Start of Block

static int host_positions(PrtScene* s, const char* name, const double* vertices, const double* normals, bool rebuild) {
    const std::string who = name;
    int rc = require_uploaded(s, name);
    if (rc) return rc;
    const size_t n = s->tris.size(), bytes = n * 9 * sizeof(double);
    if (n == 0) return PRT_OK;
    if (!vertices) return fail(PRT_E_INVALID, who + ": null vertices");
    PRT_HIP_AS(who, s->refit_in.reserve(bytes * (normals ? 2 : 1), nullptr));
    double* dv = s->refit_in.get<double>();
    double* dn = normals ? dv + n * 9 : nullptr;
    PRT_HIP(hipMemcpyAsync(dv, vertices, bytes, hipMemcpyHostToDevice, nullptr));
    if (normals) PRT_HIP(hipMemcpyAsync(dn, normals, bytes, hipMemcpyHostToDevice, nullptr));
    rc = (rebuild ? rebuild_impl : refit_impl)(s, who, dv, dn, nullptr);
    PRT_HIP_AS(who, s->refit_in.used(nullptr));
    if (rc != PRT_OK) {
        KeepError keep;
        (void)hipStreamSynchronize(nullptr);
        return rc;
    }
    try {
        prt::update_triangles(vertices, normals, s->tris);
        s->host_stale = false;
        if (!s->device_bvh) {
            if (n >= 2) s->device_bvh = true;
            else {
                std::string err;
                if (!prt::build_bvh(s->tris, s->bvh, &err)) return fail(PRT_E_LIMIT, who + ": " + err);
            }
        }
    } catch (const std::bad_alloc&) {
        s->host_stale = true;
        return fail(PRT_E_OOM, who + ": out of host memory (the resident scene holds the new geometry)");
    }
    return PRT_OK;
}

int prt_scene_refit(PrtScene* s, const double* vertices, const double* normals) {
    return host_positions(s, "prt_scene_refit", vertices, normals, false);
}

int prt_scene_rebuild(PrtScene* s, const double* vertices, const double* normals) {
    return host_positions(s, "prt_scene_rebuild", vertices, normals, true);
}

static int device_positions(PrtScene* s, const char* name, const void* d_vertices, const void* d_normals, void* stream, bool rebuild) {
    int rc = require_uploaded(s, name);
    if (rc) return rc;
    rc = (rebuild ? rebuild_impl : refit_impl)(s, name, static_cast<const double*>(d_vertices), static_cast<const double*>(d_normals),
                                               reinterpret_cast<hipStream_t>(stream));
    if (rc == PRT_OK && !s->tris.empty()) s->host_stale = true;
    return rc;
// ... 650 lines not shown
    pass.spp = p->spp;
    pass.first = sample_begin;
    pass.rays = true;
    pass.d_rays = d_rays;
    pass.d_keys = d_keys;
    pass.n_rays = n;
    return render_impl(s, who, nullptr, p, pass, d_rgb_f64, d_rgb_f32, 0, reinterpret_cast<hipStream_t>(stream));
}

End of Block

**Aim of the task:** Repeat the data word for word, starting at its first line and stopping after the line that contains "if (!prt::build_bvh(s->tris, s->bvh, &err))".

**Completed exercise:**
static int host_positions(PrtScene* s, const char* name, const double* vertices, const double* normals, bool rebuild) {
    const std::string who = name;
    int rc = require_uploaded(s, name);
    if (rc) return rc;
    const size_t n = s->tris.size(), bytes = n * 9 * sizeof(double);
    if (n == 0) return PRT_OK;
    if (!vertices) return fail(PRT_E_INVALID, who + ": null vertices");
    PRT_HIP_AS(who, s->refit_in.reserve(bytes * (normals ? 2 : 1), nullptr));
    double* dv = s->refit_in.get<double>();
    double* dn = normals ? dv + n * 9 : nullptr;
    PRT_HIP(hipMemcpyAsync(dv, vertices, bytes, hipMemcpyHostToDevice, nullptr));
    if (normals) PRT_HIP(hipMemcpyAsync(dn, normals, bytes, hipMemcpyHostToDevice, nullptr));
    rc = (rebuild ? rebuild_impl : refit_impl)(s, who, dv, dn, nullptr);
    PRT_HIP_AS(who, s->refit_in.used(nullptr));
    if (rc != PRT_OK) {
        KeepError keep;
        (void)hipStreamSynchronize(nullptr);
        return rc;
    }
    try {
        prt::update_triangles(vertices, normals, s->tris);
        s->host_stale = false;
        if (!s->device_bvh) {
            if (n >= 2) s->device_bvh = true;
            else {
                std::string err;
                if (!prt::build_bvh(s->tris, s->bvh, &err)) return fail(PRT_E_LIMIT, who + ": " + err);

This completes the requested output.